# Who is stronger?



## Freddo (Feb 22, 2009)

The guy who benches 100kg with perfect form, touching his chest with the bar, and all the way up, or the guy who benches 120 kg who does not touch his chest but come half way down?


----------



## Rossy Balboa (Nov 6, 2008)

No need to touch your chest when pressing mate!


----------



## stavmangr (Nov 25, 2008)

Obviously the first.Exept if the later can press 110 with perfect form....


----------



## GHS (Oct 6, 2008)

No need to touch your chest? What are you on about mate?

Obviously the 100kg lifter as the 120kg lifter isn't performing a bench press.

If we're talking a proper bench comp rules.

GHS


----------



## Freddo (Feb 22, 2009)

I think you get more movement within the chest and hit more muscle fibers if you touch your chest, or you come within an inch, im not a fan of people benching big weight, and coming halfway down.


----------



## miles2345 (Mar 26, 2008)

Rossy Balboa said:


> No need to touch your chest when pressing mate!


guess you'd be the guy doing 120 half reps then :laugh:


----------



## Rossy Balboa (Nov 6, 2008)

GHS said:


> No need to touch your chest? What are you on about mate?
> 
> Obviously the 100kg lifter as the 120kg lifter isn't performing a bench press.
> 
> ...


There is no need to bring the bar all the way down to your chest,down to an L shape is perfectly visable


----------



## Jake H (Oct 31, 2008)

Rossy Balboa said:


> There is no need to bring the bar all the way down to your chest,down to an L shape is perfectly visable


lol no because you don't get the proper stretch of the negative.


----------



## Tall (Aug 14, 2007)

Freddo said:


> The guy who benches 100kg with perfect form, touching his chest with the bar, and all the way up, or the guy who benches 120 kg who does not touch his chest but come half way down?


Stronger where?

Pecs - more than likely the 100kg guy.

Triceps - possibly the 120kg guy.

No offence but the question has too many missing variables to answer.


----------



## Tall (Aug 14, 2007)

Rossy Balboa said:


> No need to touch your chest when pressing mate!

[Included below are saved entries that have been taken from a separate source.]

struct ErodeCall {
    wo_planet* p;
    int32_t hIters; double K, m, dt; int32_t tIters; double talus, kThermal; int32_t gIters; double gStrength; bool checkEveryPass;
    int32_t total, midIter; double gCarve, gConv, gDep, gFjord;
    int gridN, gridL = 0;
    StageClock clk; MirrorScope mir; FloodRun floodRun;
    int64_t sorts = 0, maxSolve = 0, patchLaunches = 0, basinPasses = 0, basinLeftoverPasses = 0, iceRounds = 0, carveRounds = 0, carveActive = 0, carveFlowLeft = 0;
    double floodHostMs = 0;
    ErodeCall(wo_planet* pl, int32_t h, double K_, double m_, double dt_, int32_t t, double talus_, double kT, int32_t g, double gs, bool check)
        : p(pl), hIters(h), K(K_), m(m_), dt(dt_), tIters(t), talus(talus_), kThermal(kT), gIters(std::max(g, 0)), gStrength(gs != gs ? 0 : gs),
          checkEveryPass(check), total(std::max(hIters, std::max(tIters, gIters))), midIter((int32_t)std::floor(total * 0.75 + 0.5)),
          gridN(xcd_grid(pl->N)), clk(pl), mir(pl) {
        const double gScale = gIters > 0 ? 1.0 / gIters : 0;
        gCarve = 0.02 * gScale; gConv = 0.01 * gScale; gDep = 0.005 * gScale; gFjord = 0.015 * gScale;
    }
    void stats(bool mirrored) const {
        p->erodeStats = {{"land_cells", (double)p->L}, {"mirror_layout", mirrored ? 1.0 : 0.0}, {"iterations", (double)total}, {"sorts", (double)sorts},
                         {"solve_launches_max_per_pass", (double)maxSolve}, {"solve_patch_launches_total", (double)patchLaunches},
                         {"solve_basin_passes", (double)basinPasses}, {"solve_basin_passes_with_leftovers", (double)basinLeftoverPasses},
                         {"flow_two_level", (p->d_ftLr && p->landIdentity && hIters > 0) ? 1.0 : 0.0}, {"ice_rounds_total", (double)iceRounds},
                         {"carve_rounds_total", (double)carveRounds}, {"carve_active_total", (double)carveActive}, {"carve_flow_launches_with_leftovers", (double)carveFlowLeft}, {"solve_check_every_pass", checkEveryPass ? 1.0 : 0.0}, {"calls_run_again_with_checks", (double)p->redoCalls}, {"flood_stage_ms", floodHostMs},
                         {"flood_device_pass1_ms", floodRun.deviceMs}, {"flood_device_rounds", (double)floodRun.rounds}, {"flood_device_epochs", (double)floodRun.epochs},
                         {"flood_device_evaluations", (double)floodRun.evals}, {"flood_equal_key_decisions", (double)floodRun.ties}, {"flood_pass1_on_host", (floodRun.usedDevice && !floodRun.fellBack) ? 0.0 : 1.0},
                         {"flood_host_calls", (double)floodRun.host.calls}, {"flood_host_serial_pass1", (double)floodRun.host.serialPass1}, {"flood_host_tie_groups", (double)floodRun.host.tieGroups}, {"flood_host_contested", (double)floodRun.host.contested},
                         {"flood_host_open_parents", (double)floodRun.host.openParents}, {"flood_host_unresolved", (double)floodRun.host.unresolved},
                         {"flood_host_path_redo", (double)floodRun.host.pathRedo}, {"flood_host_replays", (double)floodRun.host.replays}, {"flood_host_replayed_landmasses", (double)floodRun.host.replayedLandmasses}, {"flood_host_pass1_ms", floodRun.host.pass1Ms},
                         {"flood_host_pass23_ms", floodRun.host.pass23Ms},
                         {"relaxed_sort_every", (double)p->opt.relaxedSortEvery}, {"relaxed_full", p->opt.relaxedFull ? 1.0 : 0.0}, {"flood_exchange_calls", (double)p->floodX.calls}, {"flood_exchange_gathers", (double)p->floodX.gathers}, {"flood_exchange_whole_planet_floods", (double)p->floodX.globalFloods}, {"flood_exchange_received", (double)p->floodX.received}};
    }
};
template <class Cell>
static int32_t compact_land(int64_t n, const uint8_t* ocean, Cell cell, int32_t* out) {
    std::vector<int64_t> cnt(host_threads() + 2, 0);
    parallel_ranges(n, [&](int64_t b, int64_t e, int t) { int64_t c = 0; for (int64_t i = b; i < e; ++i) c += ocean[cell(i)] ? 0 : 1; cnt[t + 1] = c; });
    for (size_t t = 1; t < cnt.size(); ++t) cnt[t] += cnt[t - 1];
    parallel_ranges(n, [&](int64_t b, int64_t e, int t) { int64_t o = cnt[t]; for (int64_t i = b; i < e; ++i) if (!ocean[cell(i)]) out[o++] = (int32_t)i; });
    return (int32_t)cnt.back();
}
static void erode_without_land(ErodeCall& c) {
    wo_planet* p = c.p;
    if (p->floodX.on) {
        hipStream_t s = p->ctx->stream;
        const int calls = (c.hIters > 0 ? 1 : 0) + (c.midIter < c.total ? 1 : 0);
        WO_HIP(hipMemcpyAsync(p->h_pinned, c.mir.on ? p->mirror.o_e : p->d_e, (size_t)p->N * sizeof(float), hipMemcpyDeviceToHost, s));
        WO_HIP(hipStreamSynchronize(s));
        ensure_flood_static(p);
        for (int k = 0; k < calls; ++k) flood_exchange(p, 0.5, nullptr);
    }
    c.mir.finish();
    c.clk.end(); c.clk.finish();
}
static bool erode_setup(ErodeCall& c) {
    wo_planet* p = c.p; hipStream_t s = p->ctx->stream;
    const int32_t N = p->N;
    c.clk.begin("setup");
    refresh_host_ocean(p);
    c.mir.enter(p->h_ocean.data());
    p->landIdentity = c.mir.on && p->mirror.h_mask.size() == (size_t)N;
    coast_flags(p);
    int32_t* hl = reinterpret_cast<int32_t*>(p->h_pinned);
    const uint8_t* oc = p->h_ocean.data();
    const bool listsKept = p->d_landInit && p->landListsOcean == p->oceanVersion && p->landListsMirror == c.mir.on && p->landListsL >= 0;
    const int32_t L = listsKept ? p->landListsL : compact_land(N, oc, [](int64_t r) { return r; }, hl);
    p->L = L;
    if (L == 0) { erode_without_land(c); return false; }
    if (listsKept) {
        WO_HIP(hipMemcpyAsync(p->d_land[0], p->d_landInit, (size_t)L * sizeof(int32_t), hipMemcpyDeviceToDevice, s));
    } else if (c.mir.on) {
        WO_HIP(hipMemcpyAsync(p->d_listA, hl, (size_t)L * sizeof(int32_t), hipMemcpyHostToDevice, s));
        mirror_map_i32(p, p->d_listA, p->d_land[0], L);
        WO_HIP(hipStreamSynchronize(s));
        const int32_t* perm = p->mirror.h_perm.data();
        compact_land(N, oc, [perm](int64_t i) { return perm[i]; }, hl);
        WO_HIP(hipMemcpyAsync(p->d_landIdx, hl, (size_t)L * sizeof(int32_t), hipMemcpyHostToDevice, s));
    } else {
        WO_HIP(hipMemcpyAsync(p->d_landIdx, hl, (size_t)L * sizeof(int32_t), hipMemcpyHostToDevice, s));
        WO_HIP(hipMemcpyAsync(p->d_land[0], p->d_landIdx, (size_t)L * sizeof(int32_t), hipMemcpyDeviceToDevice, s));
    }
    if (!listsKept) {
        if (!p->d_landInit) p->d_landInit = p->mem.dev<int32_t>((size_t)N);
        WO_HIP(hipMemcpyAsync(p->d_landInit, p->d_land[0], (size_t)L * sizeof(int32_t), hipMemcpyDeviceToDevice, s));
        p->landListsOcean = p->oceanVersion; p->landListsMirror = c.mir.on; p->landListsL = L;
    }
    WO_HIP(hipStreamSynchronize(s));
    p->landCur = 0;
    launch(p, FAM_MISC, k_init_rank, c.gridN, WO_BLOCK, p->d_rank, N);
    rank_from_land(p);
    if (c.hIters > 0) {
        ensure_flood_static(p);
        if (p->patchVersion != p->flood.staticVersion || p->patchMirror != c.mir.on) {
            p->patchMirror = c.mir.on;
            if (c.mir.on) WO_HIP(hipMemcpyAsync(p->d_patchOrder, p->d_landIdx, (size_t)L * sizeof(int32_t), hipMemcpyDeviceToDevice, s));
            else WO_HIP(hipMemcpyAsync(p->d_patchOrder, p->flood.landCell.data(), (size_t)L * sizeof(int32_t), hipMemcpyHostToDevice, s));
            launch(p, FAM_MISC, k_fill_i32, c.gridN, WO_BLOCK, p->d_slotOf, -1, N);
            launch(p, FAM_MISC, k_slot_scatter, blocks_for(L, 4096), WO_BLOCK, (const int32_t*)p->d_patchOrder, p->d_slotOf, L);
            WO_HIP(hipStreamSynchronize(s));
            p->patchVersion = p->flood.staticVersion;
            p->lastPatchLaunches = 1;
            p->numPatches = (L + WO_PATCH - 1) / WO_PATCH;
        }
    } else p->patchVersion = -1;
    c.gridL = xcd_grid(L);
    if (c.hIters > 0 || c.tIters > 0) {
        WO_HIP(hipMemcpyAsync(p->d_e2, p->d_e, (size_t)N * sizeof(float), hipMemcpyDeviceToDevice, s));
        launch(p, FAM_MISC, k_erode_ocean_init, blocks_for(N, 4096), WO_BLOCK, p->fields());
    }
    c.clk.end();
    return true;
}
static void leftovers_so_far(ErodeCall& c) {
    wo_planet* p = c.p;
    if (c.checkEveryPass || !p->d_pendingEver || read_count(p, p->d_pendingEver) == 0) return;
    if (p->opt.floodTiming) {
        int32_t h[8] = {0};
        WO_HIP(hipMemcpy(h, p->d_pendingEver, sizeof(h), hipMemcpyDeviceToHost));
        std::fprintf(stderr, "[erode] call runs again with checks: %d basin-solve tasks were left pending\n", h[0]);
    }
    throw RedoWithChecks{};
}
static void erode_flood(ErodeCall& c, double carveStrength) {
    wo_planet* p = c.p;
    leftovers_so_far(c);
    c.clk.begin("priority_flood");
    const auto t0 = std::chrono::steady_clock::now();
    const bool landOnly = c.mir.on && p->landIdentity && !p->floodX.on && !p->opt.floodDevice && p->h_ocean_valid && p->flood.staticValid &&
                          p->flood.staticN == p->N && p->flood.L > 0 && flood_land_is_mirror_prefix(p);
    if (landOnly) flood_stage_land(p, carveStrength, c.floodRun);
    else { c.mir.suspend(); flood_stage(p, carveStrength, c.floodRun); c.mir.resume(); }
    c.floodHostMs += std::chrono::duration<double, std::milli>(std::chrono::steady_clock::now() - t0).count();
    c.clk.end();
}
static void erode_sort(ErodeCall& c) { c.clk.begin("sort"); sort_land_by_elevation(c.p); ++c.sorts; c.clk.end(); }
static void ice_flow(ErodeCall& c, const Fields& F) {
    launch(c.p, FAM_ICE_RECV, k_ice_receivers, c.gridN, WO_BLOCK, F);
    launch(c.p, FAM_ICE_ROUND, k_ice_climb, c.gridL, WO_BLOCK, F, F.blocker); ++c.iceRounds;
}
static void glacial_step_relaxed(ErodeCall& c) {
    wo_planet* p = c.p;
    c.clk.begin("glacial");
    const Fields F = p->fields();
    ice_flow(c, F);
    launch(p, FAM_CARVE_ROUND, k_carve_jacobi, c.gridL, WO_BLOCK, F, (const float*)p->d_e, p->d_e2, c.gCarve, c.gConv, c.gStrength);
    swap_elev(p);
    launch(p, FAM_MORAINE, k_moraine_fjord, c.gridN, WO_BLOCK, p->fields(), c.gDep, c.gFjord);
    c.clk.end();
}
static void ensure_carve_capacity(wo_planet* p, int32_t active) {
    if ((int64_t)active <= p->carveCap) return;
    DeviceArena& a = p->mem;
    a.release(p->d_carveDeps); a.release(p->d_carveDepCnt); a.release(p->d_carveDepPos); a.release(p->d_carveRecs); a.release(p->d_carveSlotDone); a.release(p->d_carveExpect);
    p->carveCap = 0;
    const size_t cap = (size_t)active + active / 4 + 1024;
    p->d_carveDeps = a.dev<int32_t>(cap * WO_CARVE_DEPS);
    p->d_carveDepCnt = a.dev<int32_t>(cap); p->d_carveDepPos = a.dev<int32_t>(cap);
    p->d_carveRecs = a.dev<CarveRec>(cap); p->d_carveSlotDone = a.dev<int32_t>(cap); p->d_carveExpect = a.dev<CarveExpect>(cap);
    p->carveCap = (int64_t)cap;
}
static int carve_granule_blocks() {
    static int blocks = 0;
    if (!blocks) {
        int perCu = 0, dev = 0; hipDeviceProp_t prop;
        WO_HIP(hipOccupancyMaxActiveBlocksPerMultiprocessor(&perCu, k_carve_granules, WO_BLOCK, 0));
        WO_HIP(hipGetDevice(&dev)); WO_HIP(hipGetDeviceProperties(&prop, dev));
        blocks = std::max(1, std::min(perCu, 8) - 1) * prop.multiProcessorCount;
    }
    return blocks;
}
static int64_t carve_launches(ErodeCall& c, const Fields& F, int32_t active) {
    wo_planet* p = c.p;
    const int32_t* const count = p->d_counters + 3; int32_t* const done = p->d_counters + 4;
    launch(p, FAM_CARVE_SETUP, k_carve_records, blocks_for(active), WO_BLOCK, F, (const int32_t*)p->d_listB, count, p->d_carveRecs, p->d_carveSlotDone, c.gCarve, c.gConv, c.gStrength,
           (int32_t)0, (int32_t)1);
    WO_HIP(hipMemsetAsync(done, 0, sizeof(int32_t), p->ctx->stream));
    const int grid = blocks_for(active);
    const int blocksNow = p->opt.carveBlocks > 0 ? std::max(1, std::min(carve_granule_blocks(), p->opt.carveBlocks)) : carve_granule_blocks();
    const long long flowBudget = p->opt.carveBudgetMs * 100000ll;
    if (!p->d_carveG) p->d_carveG = p->mem.dev<unsigned long long>((size_t)p->N);
    launch(p, FAM_CARVE_SETUP, k_carve_expect, grid, WO_BLOCK, F, (const CarveRec*)p->d_carveRecs, count, p->d_carveExpect);
    launch(p, FAM_CARVE_SETUP, k_carve_pack, blocks_for(p->N, 4096), WO_BLOCK, (const float*)F.e, p->d_carveG, p->N);
    launch(p, FAM_CARVE_ROUND, k_carve_granules, std::min(grid, blocksNow), WO_BLOCK, F, (const CarveRec*)p->d_carveRecs, (const CarveExpect*)p->d_carveExpect, p->d_carveG,
           p->d_carveSlotDone, count, done, flowBudget);
    launch(p, FAM_CARVE_SETUP, k_carve_unpack, blocks_for(p->N, 4096), WO_BLOCK, (const unsigned long long*)p->d_carveG, F.e, p->N);
    int64_t k = 2;
    if (read_count(p, done) >= active) return k - 1;
    ++c.carveFlowLeft;
    launch(p, FAM_CARVE_SETUP, k_carve_deps, grid, WO_BLOCK, F, (const int32_t*)p->d_listB, count, p->d_carveSlot);
    launch(p, FAM_CARVE_SETUP, k_carve_records, grid, WO_BLOCK, F, (const int32_t*)p->d_listB, count, p->d_carveRecs, p->d_carveSlotDone, c.gCarve, c.gConv, c.gStrength, (int32_t)1, (int32_t)0);
    constexpr int burst = 32;
    for (;;) {
        for (int b = 0; b < burst; ++b, ++k)
            launch(p, FAM_CARVE_ROUND, k_carve_round_static, grid, WO_BLOCK, F, (const CarveRec*)p->d_carveRecs, p->d_carveSlotDone, count, (int32_t)k, c.gCarve, c.gConv, c.gStrength, done);
        if (read_count(p, done) >= active) return k - 1;
        if (k > 4 * (int64_t)p->N + 1024) throw HipError{"carve rounds do not converge"};
    }
}
static void glacial_step_exact(ErodeCall& c) {
    wo_planet* p = c.p;
    c.clk.begin("glacial");
    Fields F = p->fields();
    ice_flow(c, F);
    launch(p, FAM_CARVE_SETUP, k_carve_setup_cells, c.gridN, WO_BLOCK, F);
    select_active_by_rank(p, F.arank, p->d_listB, p->d_counters + 3);
    const int32_t active = read_count(p, p->d_counters + 3);
    c.carveActive += active; ensure_carve_capacity(p, active);
    F.carveDeps = p->d_carveDeps; F.carveDepCnt = p->d_carveDepCnt; F.carveDepPos = p->d_carveDepPos;
    if (active > 0) c.carveRounds += carve_launches(c, F, active);
    launch(p, FAM_MORAINE, k_moraine_fjord, c.gridN, WO_BLOCK, F, c.gDep, c.gFjord);
    c.clk.end();
}
static FlowTiles flow_tiles_buffers(wo_planet* p) {
    const size_t N = (size_t)p->N;
    if (!p->d_ftLr) {
        DeviceArena& a = p->mem;
        if (!p->d_ftParent) p->d_ftParent = a.dev<int32_t>(N);
        if (!p->d_ftExtCnt) p->d_ftExtCnt = a.dev<int32_t>(N);
        if (!p->d_ftInflow) p->d_ftInflow = a.dev<uint32_t>(N);
        if (!p->d_ftRootAcc) p->d_ftRootAcc = a.dev<unsigned long long>(N);
        p->d_ftLr = a.dev<int32_t>(N);
        WO_HIP(hipMemsetAsync(p->d_ftInflow, 0, N * 4, p->ctx->stream)); WO_HIP(hipMemsetAsync(p->d_ftExtCnt, 0, N * 4, p->ctx->stream));
    }
    FlowTiles FT{};
    FT.lr = p->d_ftLr; FT.parent = p->d_ftParent; FT.rootAcc = p->d_ftRootAcc; FT.inflow = p->d_ftInflow; FT.extCnt = p->d_ftExtCnt;
    return FT;
}
static int flow_tile_count(int32_t L) { return (int)(((int64_t)L + FT_CELLS - 1) / FT_CELLS); }
static void erode_receivers(ErodeCall& c, const Fields& F, const FlowTiles& FT, int32_t* donorCnt, bool basin, bool slotIdentity, bool tilesBeforeFork) {
    wo_planet* p = c.p; hipStream_t s = p->ctx->stream;
    Fields Fr = F; if (basin) Fr.basinJ = p->d_basinJ;
    c.clk.begin("receivers");
    launch(p, FAM_RECEIVERS, k_receivers_flow_init, c.gridL, WO_BLOCK, Fr, donorCnt);
    c.clk.end();
    if (!basin) return;
    ensure_side_stream(p);
    if (tilesBeforeFork) {
        launch(p, FAM_FLOW_TILES, k_flow_tiles<false>, flow_tile_count(p->L), FT_THREADS, F, FT);
        launch(p, FAM_FLOW_TILES, k_flow_root_links, blocks_for(p->L, 4096), WO_BLOCK, F, FT);
    }
    WO_HIP(hipEventRecord(p->evFork, s));
    WO_HIP(hipStreamWaitEvent(p->side, p->evFork, 0));
    p->onSide = true;
    try { basin_layout(p, slotIdentity); } catch (...) { p->onSide = false; throw; }
    p->onSide = false;
    WO_HIP(hipEventRecord(p->evJoin, p->side));
}
static void erode_flow(ErodeCall& c, const Fields& F, const FlowTiles& FT, int32_t* donorCnt, bool flowTiles, bool tilesBeforeFork, bool clearOut) {
    wo_planet* p = c.p;
    c.clk.begin("flow");
    if (flowTiles) {
        const int tiles = flow_tile_count(p->L);
        if (!tilesBeforeFork) {
            launch(p, FAM_FLOW_TILES, k_flow_tiles<false>, tiles, FT_THREADS, F, FT);
            launch(p, FAM_FLOW_TILES, k_flow_root_links, blocks_for(p->L, 4096), WO_BLOCK, F, FT);
        }
        launch(p, FAM_FLOW_TILES, k_flow_root_climb, blocks_for(p->L, 4096), WO_BLOCK, F, FT);
        launch(p, FAM_FLOW_TILES, k_flow_tiles<true>, tiles, FT_THREADS, F, FT);
    } else
        launch(p, FAM_FLOW_SNAP, k_flow_climb, c.gridL, WO_BLOCK, F, (const int32_t*)p->d_flowCnt, (int32_t)0x7fffffff);
    Fields Ff = F;
    if (p->opt.relaxedFull) Ff.ev = nullptr;
// ... 41 lines not shown
    erode_flow(c, F, FT, donorCnt, flowTiles, tilesBeforeFork, basin && c.checkEveryPass);
    c.clk.begin("solve");
    if (basin) erode_solve_basin(c, F, iter); else erode_solve_affine(c, F);
    swap_elev(p);
    c.clk.end();
}
static void thermal_step(ErodeCall& c, bool afterSolve) {
    wo_planet* p = c.p;
    c.clk.begin("thermal");
    const Fields F = p->fields();
    if (!afterSolve) launch(p, FAM_THERMAL_EXCESS, k_masked_elev, c.gridL, WO_BLOCK, F);
    launch(p, FAM_THERMAL_EXCESS, k_thermal_excess, c.gridL, WO_BLOCK, F, c.talus);
    if (p->maxDeg <= 12) launch(p, FAM_THERMAL_APPLY, k_thermal_apply_reg<12>, c.gridL, WO_BLOCK, F, p->d_e2, c.talus, c.kThermal);
    else if (p->maxDeg <= 16) launch(p, FAM_THERMAL_APPLY, k_thermal_apply_reg<16>, c.gridL, WO_BLOCK, F, p->d_e2, c.talus, c.kThermal);
    else launch_shmem(p, FAM_THERMAL_APPLY, k_thermal_apply, c.gridL, WO_BLOCK, (size_t)p->maxDeg * WO_BLOCK * 12, F, p->d_e2, c.talus, c.kThermal, (int32_t)p->maxDeg);
    swap_elev(p);
    c.clk.end();
}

Why do you (mistakenly) beleive this to be the case


----------



## Rossy Balboa (Nov 6, 2008)

I've recently just stopped in on a personal training seminar that my mate was attending for his personal training qualifications and they are infact telling people to stop advising a "full" rep down to the chest and just to take it to an L.....if you guys are wondering why i am coming out with this patter!


----------



## miles2345 (Mar 26, 2008)

cos he doesnttouch his chest when he benches


----------



## dmcc (Nov 25, 2007)

Rossy Balboa said:


> No need to touch your chest when pressing mate!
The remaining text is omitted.